((

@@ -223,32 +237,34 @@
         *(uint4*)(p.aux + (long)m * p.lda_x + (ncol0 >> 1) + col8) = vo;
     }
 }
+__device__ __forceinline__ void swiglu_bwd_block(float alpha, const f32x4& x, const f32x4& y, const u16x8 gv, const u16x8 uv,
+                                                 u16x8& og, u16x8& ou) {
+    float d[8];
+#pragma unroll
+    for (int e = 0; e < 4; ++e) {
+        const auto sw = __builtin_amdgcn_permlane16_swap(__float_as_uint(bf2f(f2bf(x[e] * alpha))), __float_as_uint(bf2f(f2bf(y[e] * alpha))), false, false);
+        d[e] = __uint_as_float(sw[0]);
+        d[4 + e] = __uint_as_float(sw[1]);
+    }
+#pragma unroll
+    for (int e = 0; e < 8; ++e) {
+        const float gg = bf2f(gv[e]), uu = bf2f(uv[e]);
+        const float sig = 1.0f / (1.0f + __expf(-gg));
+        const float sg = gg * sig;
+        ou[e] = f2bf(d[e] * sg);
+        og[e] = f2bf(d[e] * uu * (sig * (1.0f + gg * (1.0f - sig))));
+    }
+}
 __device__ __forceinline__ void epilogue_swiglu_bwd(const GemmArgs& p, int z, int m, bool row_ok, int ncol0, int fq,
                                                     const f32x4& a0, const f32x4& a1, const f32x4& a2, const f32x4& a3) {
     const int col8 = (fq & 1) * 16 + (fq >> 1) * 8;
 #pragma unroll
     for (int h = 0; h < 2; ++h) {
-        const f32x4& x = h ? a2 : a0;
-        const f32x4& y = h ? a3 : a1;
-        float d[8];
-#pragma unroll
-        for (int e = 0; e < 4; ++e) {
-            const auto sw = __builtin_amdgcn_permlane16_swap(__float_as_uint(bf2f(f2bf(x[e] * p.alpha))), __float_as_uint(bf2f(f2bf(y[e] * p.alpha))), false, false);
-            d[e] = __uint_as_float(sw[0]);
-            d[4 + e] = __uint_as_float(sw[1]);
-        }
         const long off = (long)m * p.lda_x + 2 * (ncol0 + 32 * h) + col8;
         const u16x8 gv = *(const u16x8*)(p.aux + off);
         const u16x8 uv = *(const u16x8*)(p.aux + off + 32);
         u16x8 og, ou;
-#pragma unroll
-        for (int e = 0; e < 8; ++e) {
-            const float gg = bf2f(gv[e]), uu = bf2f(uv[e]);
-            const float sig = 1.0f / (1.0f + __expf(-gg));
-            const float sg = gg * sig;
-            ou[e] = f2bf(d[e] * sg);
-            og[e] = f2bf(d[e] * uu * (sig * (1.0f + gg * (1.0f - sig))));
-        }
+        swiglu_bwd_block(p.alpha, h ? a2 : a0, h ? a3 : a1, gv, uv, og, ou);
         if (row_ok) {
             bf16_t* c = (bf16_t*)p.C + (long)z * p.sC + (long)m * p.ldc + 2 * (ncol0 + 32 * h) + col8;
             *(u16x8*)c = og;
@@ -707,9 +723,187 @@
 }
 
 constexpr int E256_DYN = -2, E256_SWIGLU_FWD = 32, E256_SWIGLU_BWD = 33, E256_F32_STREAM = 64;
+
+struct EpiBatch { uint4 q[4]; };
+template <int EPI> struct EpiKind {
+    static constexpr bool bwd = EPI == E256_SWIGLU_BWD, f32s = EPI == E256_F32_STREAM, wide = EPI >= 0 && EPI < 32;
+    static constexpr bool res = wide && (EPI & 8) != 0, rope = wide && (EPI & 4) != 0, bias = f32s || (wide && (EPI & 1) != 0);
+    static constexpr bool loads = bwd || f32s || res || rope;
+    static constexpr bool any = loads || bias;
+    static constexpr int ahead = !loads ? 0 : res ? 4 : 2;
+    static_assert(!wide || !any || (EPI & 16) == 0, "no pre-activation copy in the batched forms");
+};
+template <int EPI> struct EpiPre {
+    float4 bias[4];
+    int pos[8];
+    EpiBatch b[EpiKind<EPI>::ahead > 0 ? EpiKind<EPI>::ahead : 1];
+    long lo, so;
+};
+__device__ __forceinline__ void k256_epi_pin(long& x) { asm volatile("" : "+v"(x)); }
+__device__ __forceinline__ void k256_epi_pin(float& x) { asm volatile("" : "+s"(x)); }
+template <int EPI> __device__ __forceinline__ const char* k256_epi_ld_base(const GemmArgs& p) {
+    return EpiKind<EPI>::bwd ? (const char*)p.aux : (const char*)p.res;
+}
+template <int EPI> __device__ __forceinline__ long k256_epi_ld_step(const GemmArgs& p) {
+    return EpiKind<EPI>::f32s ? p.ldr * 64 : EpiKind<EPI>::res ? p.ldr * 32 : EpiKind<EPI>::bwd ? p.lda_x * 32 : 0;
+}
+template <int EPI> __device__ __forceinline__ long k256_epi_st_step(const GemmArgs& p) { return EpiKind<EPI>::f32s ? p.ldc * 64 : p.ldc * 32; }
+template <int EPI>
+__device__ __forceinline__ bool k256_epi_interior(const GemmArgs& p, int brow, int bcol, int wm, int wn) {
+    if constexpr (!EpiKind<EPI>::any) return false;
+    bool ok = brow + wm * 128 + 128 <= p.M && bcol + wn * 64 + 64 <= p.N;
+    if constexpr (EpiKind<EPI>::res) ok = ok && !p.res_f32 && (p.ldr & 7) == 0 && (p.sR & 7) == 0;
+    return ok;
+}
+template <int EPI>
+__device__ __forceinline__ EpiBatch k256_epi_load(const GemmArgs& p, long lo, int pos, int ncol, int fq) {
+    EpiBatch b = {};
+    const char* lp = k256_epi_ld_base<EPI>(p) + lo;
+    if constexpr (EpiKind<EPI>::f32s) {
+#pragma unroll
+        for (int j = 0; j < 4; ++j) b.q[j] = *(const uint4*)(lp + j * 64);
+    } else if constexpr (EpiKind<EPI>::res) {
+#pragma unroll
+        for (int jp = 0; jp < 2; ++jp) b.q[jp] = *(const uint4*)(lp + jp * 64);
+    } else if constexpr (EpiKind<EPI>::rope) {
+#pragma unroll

))

- _WHAT TO WORK ON_:
For every line of the data above that contains "EpiBatch", copy that line.

- _RESPONSE AREA_:
+struct EpiBatch { uint4 q[4]; };
+    EpiBatch b[EpiKind<EPI>::ahead > 0 ? EpiKind<EPI>::ahead : 1];
+__device__ __forceinline__ EpiBatch k256_epi_load(const GemmArgs& p, long lo, int pos, int ncol, int fq) {
+    EpiBatch b = {};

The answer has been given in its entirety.